Export controls are not a panacea, they are a relic. Everyone says the United States and China are not in a new Cold War, but U.S. export controls suggest the exact opposite. Export controls on industrial goods—“dual-use” controls—are often counterproductive because other countries respond to export controls by creating replacement technologies. The result is to undercut U.S. tech leadership. Huawei’s announcement that it will use Chinese-made 5G chips for its phones illustrates this.

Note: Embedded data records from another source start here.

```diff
@@ -165,19 +168,19 @@
         if (wst == 1) w = wn;
     }
     const double tw = (MPASV && S.physics == 2) ? col_rd<LP>(fd(S, F_tend_w), c, k, L) : w;
-    col_rd2<LP>(fd(S, F_cofwt), fd(S, F_cofwz), c, k, L, cofwt, cofwz);
-    if constexpr (!ACO) col_rd2<LP>(fd(S, F_cofwr), fd(S, F_a_tri), c, k, L, cofwr, a_tri);
+    col_rd2<LP, N1>(fd(S, F_cofwt), fd(S, F_cofwz), c, k, L, cofwt, cofwz);
+    if constexpr (!ACO) col_rd2<LP, N1>(fd(S, F_cofwr), fd(S, F_a_tri), c, k, L, cofwr, a_tri);
     double dd;
     if constexpr (DD0) {
-        col_rd2<LP>(fd(S, F_alpha_tri), fd(S, F_dss), c, k, L, alpha, dss);
+        col_rd2<LP, N1>(fd(S, F_alpha_tri), fd(S, F_dss), c, k, L, alpha, dss);
         dd = 0.0;
     } else if (!MPASV && ddx) {
-        col_rd2<LP>(fd(S, F_alpha_tri), fd(S, X_Dd), c, k, L, alpha, dd);
-        if constexpr (!ACO) dss = col_rd<LP>(fd(S, F_dss), c, k, L);
+        col_rd2<LP, N1>(fd(S, F_alpha_tri), fd(S, X_Dd), c, k, L, alpha, dd);
+        if constexpr (!ACO) dss = col_rd<LP, N1>(fd(S, F_dss), c, k, L);
     } else {
-        col_rd2<LP>(fd(S, F_alpha_tri), fd(S, F_rw_save), c, k, L, alpha, rws);
-        if constexpr (!ACO) col_rd2<LP>(fd(S, F_rw), fd(S, F_dss), c, k, L, rw, dss);
-        else dss = col_rd<LP>(fd(S, F_dss), c, k, L);
+        col_rd2<LP, N1>(fd(S, F_alpha_tri), fd(S, F_rw_save), c, k, L, alpha, rws);
+        if constexpr (!ACO) col_rd2<LP, N1>(fd(S, F_rw), fd(S, F_dss), c, k, L, rw, dss);
+        else dss = col_rd<LP, N1>(fd(S, F_dss), c, k, L);
         dd = rws - rw;
     }
     double gam = 0.0, tend_th = 0.0;
@@ -190,7 +193,7 @@
         double* rup_out = fw(S, X_rupB);
 #pragma unroll
         for (int i = 0; i < NF; i++)
-            if ((own >> i) & 1) colk(rup_out, e_[i]) = PADW(rup_[i]);
+            if ((own >> i) & 1) colk_st(N3, rup_out, e_[i], PADW(rup_[i]));
     }
     if constexpr (SML != 0) {
         if (wst == 1) {
@@ -202,10 +205,10 @@
     }
 
     const double rtpo = (small_step == 0) ? 0 : rtp;
-    const bool nst = MODE != 0 && (wold & 2);
+    const bool nst = NST || (MODE != 0 && (wold & 2));
     if (MODE == 0 || (wold & 1)) colk(fw(S, F_rtheta_pp_old), c) = KEEPW(rtpo, keepv<LP>(S, F_rtheta_pp_old, KC, c));
     auto store_div = [&](double rtp_new) {
-        if constexpr (MODE != 0) colk(fw(S, X_dvA), c) = kl ? -(rtp_new - rtpo) : 0.0;
+        if constexpr (MODE != 0) colk_st(N3, fw(S, X_dvA), c, kl ? -(rtp_new - rtpo) : 0.0);
     };
     if (small_step == 0) {
         ww = 0;
@@ -222,7 +225,7 @@
         const bool on = kl & (e < S.nEdges) & !(sh1 & sh2);
         rpe = damp_edge<LP>(rpe, colk(fd(S, X_dvB), x1), colk(fd(S, X_dvB), x2), colk(tm_f, x1) + colk(tm_f, x2),
                             fd(S, F_specZoneMaskEdge)[e], coefp, on);
-        if ((own >> i) & 1) colk(fw(S, X_rupB), e) = PADW(rpe);
+        if ((own >> i) & 1) colk_st(N3, fw(S, X_rupB), e, PADW(rpe));
         return rpe;
     };
 
@@ -237,10 +240,10 @@
             ww = ww + 0.5 * (1.0 + epssm) * rwp;
         }
         if (!nst) {
-            colk(rpp_f, c) = KEEPW(rpp, keepv<LP>(S, F_rho_pp, KC, c));
-            colk(rtp_f, c) = KEEPW(rtp, keepv<LP>(S, F_rtheta_pp, KC, c));
-            colk(rwp_f, c) = PADW(rwp);
-            if (!(MPASV && (wold & 2))) colk(ww_f, c) = PADW(ww);
+            colk_st(N3, rpp_f, c, KEEPW(rpp, keepv<LP>(S, F_rho_pp, KC, c)));
+            colk_st(N3, rtp_f, c, KEEPW(rtp, keepv<LP>(S, F_rtheta_pp, KC, c)));
+            colk_st(N3, rwp_f, c, PADW(rwp));
+            if (!(MPASV && (wold & 2))) colk_st(N3, ww_f, c, PADW(ww));
         }
         store_div(rtp);
         return;
@@ -397,17 +400,18 @@
     if (k < L && k > 0) ww = ww + 0.5 * (1.0 - epssm) * rwold + 0.5 * (1.0 + epssm) * x;
     const double rtp_new = ts - rdzw * (coftz_p * rwp_p - coftz * x);
     if (!nst) {
-        put2f<LP>(rpp_f, c, rtp_f, c, k, KEEPW(rs - cofrz * (rwp_p - x), keepv<LP>(S, F_rho_pp, KC, c)),
-                 KEEPW(rtp_new, keepv<LP>(S, F_rtheta_pp, KC, c)));
-        put2f<LP>(rwp_f, c, ww_f, c, k, PADW((k < L) ? x : rwp), PADW(ww));
+        put2f<LP, N3>(rpp_f, c, rtp_f, c, k, KEEPW(rs - cofrz * (rwp_p - x), keepv<LP>(S, F_rho_pp, KC, c)),
+                     KEEPW(rtp_new, keepv<LP>(S, F_rtheta_pp, KC, c)));
+        put2f<LP, N3>(rwp_f, c, ww_f, c, k, PADW((k < L) ? x : rwp), PADW(ww));
     }
     store_div(rtp_new);
 }
-template <int LP, bool EXACT, bool SELF, bool FIRST, bool MPASV, int MODE, bool TME, int SML, bool ACO, bool DD0>
+template <int LP, bool EXACT, bool SELF, bool FIRST, bool MPASV, int MODE, bool TME, int SML, bool ACO, bool DD0,
+          bool NST = false>
 __global__ __launch_bounds__(256) void k_acoustic(DevState S, double dts, int small_step, double epssm, double resm,
                                                  double coefp, int ncb, int wold, int ddx, double dtseps) {
-    acoustic_body<LP, EXACT, SELF, FIRST, MPASV, MODE, TME, SML, ACO, DD0>(S, dts, small_step, epssm, resm, coefp, ncb,
-                                                                          this_blk(), wold, ddx, dtseps);
+    acoustic_body<LP, EXACT, SELF, FIRST, MPASV, MODE, TME, SML, ACO, DD0, NST>(S, dts, small_step, epssm, resm, coefp,
+                                                                               ncb, this_blk(), wold, ddx, dtseps);
 }
 constexpr int kTailCells = 16384;
 template <int LP, bool EXACT, bool SELF, bool FIRST, bool TME, int SML, bool ACO, bool DD0>
@@ -606,6 +610,13 @@
                     if (tme) sml ? MPAS_AC(true, false, M, true, 1) : MPAS_AC(true, false, M, true, 0);
                     else sml ? MPAS_AC(true, false, M, false, 1) : MPAS_AC(true, false, M, false, 0);
                 } else {
+                    if constexpr (M == 2 && !E && A && D) {
+                        if (!tme && (wold & 2)) {
+                            k_acoustic<LP, false, SF, false, false, 2, false, 0, true, true, true>
+                                <<<grid, 256, 0, st>>>(X, dts, small_step, epssm, resm, coef_prev, ncb, wold, 0, dtseps);
+                            return;
+                        }
+                    }
                     if (tme) MPAS_AC(false, false, M, true, false);
                     else MPAS_AC(false, false, M, false, false);
                 }
diff --git a/mpas-regent_amd/csrc/k_cols.h b/mpas-regent_amd/csrc/k_cols.h
--- a/mpas-regent_amd/csrc/k_cols.h
+++ b/mpas-regent_amd/csrc/k_cols.h
@@ -508,10 +508,11 @@
         const int c = col_of<LP>(xcd_block_n(S.xcd, blk, ncb)) + S.lo[KC];
         if (c >= S.nCO) return;
         double w, a, b, cc, alpha, gamma, gamma_old, kd = 0.0;
-        gather2<LP>(fd(S, F_w), c, fd(S, X_a0), c, k, w, a);
-        gather2<LP>(fd(S, X_b0), c, fd(S, X_c0), c, k, b, cc);
-        if constexpr (KD) gather2<LP>(fd(S, F_gamma_tri), c, fd(S, X_kd0), c, k, gamma_old, kd);
-        else gamma_old = colk(fd(S, F_gamma_tri), c);
+        constexpr bool NT = nt_group(8);
+        gather2<LP, NT>(fd(S, F_w), c, fd(S, X_a0), c, k, w, a);
+        gather2<LP, NT>(fd(S, X_b0), c, fd(S, X_c0), c, k, b, cc);
+        if constexpr (KD) gather2<LP, NT>(fd(S, F_gamma_tri), c, fd(S, X_kd0), c, k, gamma_old, kd);
+        else gamma_old = colk_ld(NT, fd(S, F_gamma_tri), c);
         vi_alpha_gamma<LP>(a, b, cc, gamma_old, k, alpha, gamma);
         put2f<LP>(fw(S, F_w_2), c, fw(S, F_alpha_tri), c, k, KEEPW(w, keepv<LP>(S, F_w_2, KC, c)),
                   vi_alpha_st<LP>(S, c, k, alpha));
diff --git a/mpas-regent_amd/csrc/mpas_dev.h b/mpas-regent_amd/csrc/mpas_dev.h
--- a/mpas-regent_amd/csrc/mpas_dev.h
+++ b/mpas-regent_amd/csrc/mpas_dev.h
@@ -439,6 +439,37 @@
 __device__ __forceinline__ uint32_t col_off(int ent, int k) {
     return ((uint32_t)ent * (uint32_t)LP + (uint32_t)lpos(LP, k)) * (uint32_t)sizeof(double);
 }
+#ifndef MPAS_NT
+#define MPAS_NT 14
+#endif
+constexpr bool nt_group(int bit) { return (MPAS_NT & bit) != 0; }
+typedef double d2v __attribute__((ext_vector_type(2)));
+__device__ __forceinline__ double2 ld2_nt(const void* p) {
+    const d2v t = __builtin_nontemporal_load((const d2v*)p);
+    return make_double2(t.x, t.y);
+}
+__device__ __forceinline__ void st2_nt(void* p, double x, double y) {
+    d2v t;
+    t.x = x;
+    t.y = y;
+    __builtin_nontemporal_store(t, (d2v*)p);
+}
+template <class T>
+__device__ __forceinline__ T ld_off_nt(const T* f, uint32_t off) {
+#if MPAS_BOUNDS
+    return __builtin_nontemporal_load((const T*)bounds_chk(f, (const char*)f + off, sizeof(T)));
+#else
+    return __builtin_nontemporal_load((const MPAS_GLOBAL T*)((const MPAS_GLOBAL char*)(f) + off));
+#endif
+}
+template <class T>
+__device__ __forceinline__ void st_off_nt(T* f, uint32_t off, T v) {
+#if MPAS_BOUNDS
+    __builtin_nontemporal_store(v, (T*)bounds_chk(f, (const char*)f + off, sizeof(T)));
+#else
+    __builtin_nontemporal_store(v, (MPAS_GLOBAL T*)((MPAS_GLOBAL char*)(f) + off));
+#endif
+}
 template <class T>
 __device__ __forceinline__ T& at_off(T* f, uint32_t off) {
 #if MPAS_BOUNDS
@@ -448,6 +479,18 @@
 #endif
 }
 #define colk(f, ent) at_off((f), col_off<LP>((ent), k))
+template <bool NT, class T>
+__device__ __forceinline__ T ld_off(const T* f, uint32_t off) {
+    if constexpr (NT) return ld_off_nt(f, off);
+    else return at_off(f, off);
+}
+template <bool NT, class T>
+__device__ __forceinline__ void st_off(T* f, uint32_t off, T v) {
+    if constexpr (NT) st_off_nt(f, off, v);
+    else at_off(f, off) = v;
+}
+#define colk_ld(NT, f, ent) ld_off<(NT)>((f), col_off<LP>((ent), k))
+#define colk_st(NT, f, ent, v) st_off<(NT)>((f), col_off<LP>((ent), k), (v))
 
 
 __device__ __forceinline__ void swap_halves(double& x, double& y) {
@@ -461,20 +504,22 @@
     x = __builtin_bit_cast(double, xi);
     y = __builtin_bit_cast(double, yi);
 }
-template <int LP>
+template <int LP, bool NT = false>
 __device__ __forceinline__ void gather2(const double* fa, int ia, const double* fb, int ib, int k, double& a,
                                         double& b) {
     if constexpr (LP == 64) {
         const bool hi = k >= 32;
         const char* base = hi ? (const char*)fb + (size_t)(uint32_t)ib * 512 : (const char*)fa + (size_t)(uint32_t)ia * 512;
-        const double2 t = *(const double2*)MPAS_CHK(hi ? fb : fa, base + (k & 31) * 16, 16);
+        double2 t;
+        if constexpr (NT) t = ld2_nt(MPAS_CHK(hi ? fb : fa, base + (k & 31) * 16, 16));
+        else t = *(const double2*)MPAS_CHK(hi ? fb : fa, base + (k & 31) * 16, 16);
         double x = t.x, y = t.y;
         swap_halves(x, y);
         a = x;
         b = y;
     } else {
-        a = colk(fa, ia);
-        b = colk(fb, ib);
+        a = colk_ld(NT, fa, ia);
+        b = colk_ld(NT, fb, ib);
     }
 }
 
@@ -538,17 +583,18 @@
     }
 }
 
-template <int LP>
+template <int LP, bool NT = false>
 __device__ __forceinline__ void put2f(double* fa, int ia, double* fb, int ib, int k, double a, double b) {
     if constexpr (LP == 64) {
         double x = a, y = b;
         swap_halves(x, y);
         const bool hi = k >= 32;
         char* base = hi ? (char*)fb + (size_t)(uint32_t)ib * 512 : (char*)fa + (size_t)(uint32_t)ia * 512;
-        *(double2*)MPAS_CHK(hi ? fb : fa, base + (k & 31) * 16, 16) = make_double2(x, y);
-    } else {
-        colk(fa, ia) = a;
-        colk(fb, ib) = b;
+        if constexpr (NT) st2_nt(MPAS_CHK(hi ? fb : fa, base + (k & 31) * 16, 16), x, y);
+        else *(double2*)MPAS_CHK(hi ? fb : fa, base + (k & 31) * 16, 16) = make_double2(x, y);
+    } else {
+        colk_st(NT, fa, ia, a);
+        colk_st(NT, fb, ib, b);
     }
 }
 
@@ -660,13 +706,13 @@
 #define KEEPW(v, kl_) (k == L ? (kl_) : PADW(v))
 #define KEEPW0(v, k0_, kl_) (k == 0 ? (k0_) : KEEPW(v, kl_))
 
-template <int LP>
+template <int LP, bool NT = false>
 __device__ __forceinline__ double col_rd(const double* f, int ent, int k, int L) {
-    return ldz(k <= L, at_off(f, col_off<LP>(ent, k)));
-}
-template <int LP>
+    return ldz(k <= L, ld_off<NT>(f, col_off<LP>(ent, k)));
+}
+template <int LP, bool NT = false>
 __device__ __forceinline__ void col_rd2(const double* f, const double* g, int ent, int k, int L, double& a, double& b) {
-    gather2<LP>(f, ent, g, ent, k, a, b);
+    gather2<LP, NT>(f, ent, g, ent, k, a, b);
     a = ldz(k <= L, a);
     b = ldz(k <= L, b);
 }
```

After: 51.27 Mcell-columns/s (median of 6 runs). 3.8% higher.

The history of export controls is not a happy one. A few examples show the damage export controls can create:

  • In the 1980s, a Japanese firm sold machine tools to the Soviet Union that let the Soviets build quieter submarines. The United States imposed very tight controls on its machine toolmakers, with the result that most were driven out of business, leaving the United States dependent on foreign suppliers (including China) for machine tools.
  • In the 1980s, the United States allowed China to launch U.S. satellites, and the Chinese learned from this how to improve their space launch capabilities. The United States responded by blocking all exports of satellites and their components, imposing onerous licensing conditions on European satellite makers. In response, the Europeans built their own component suppliers (sometimes with subsidies from the European Union) to replace U.S. companies. U.S. companies permanently lost market share and some of the smaller U.S. suppliers exited the satellite business. China accelerated its space efforts and now launches more satellites than the United States.
  • The United States restricted software encryption exports until 1999, forbidding the export of strong encryption. The result, at the dawn of the internet age, was that U.S. software makers were being displaced by foreign companies until export controls were removed.
  • In the early 2000s, the United States tried to restrict Chinese access to high performance computer chips (CPUs) for national security reasons. The Department of Commerce even talked of keeping China “two generations behind.” Chips are made in the billions, making it hard to restrict sales, and older chips can be substituted for the most modern ones and one result was to inspire the Chinese to try harder to build their own chip industry.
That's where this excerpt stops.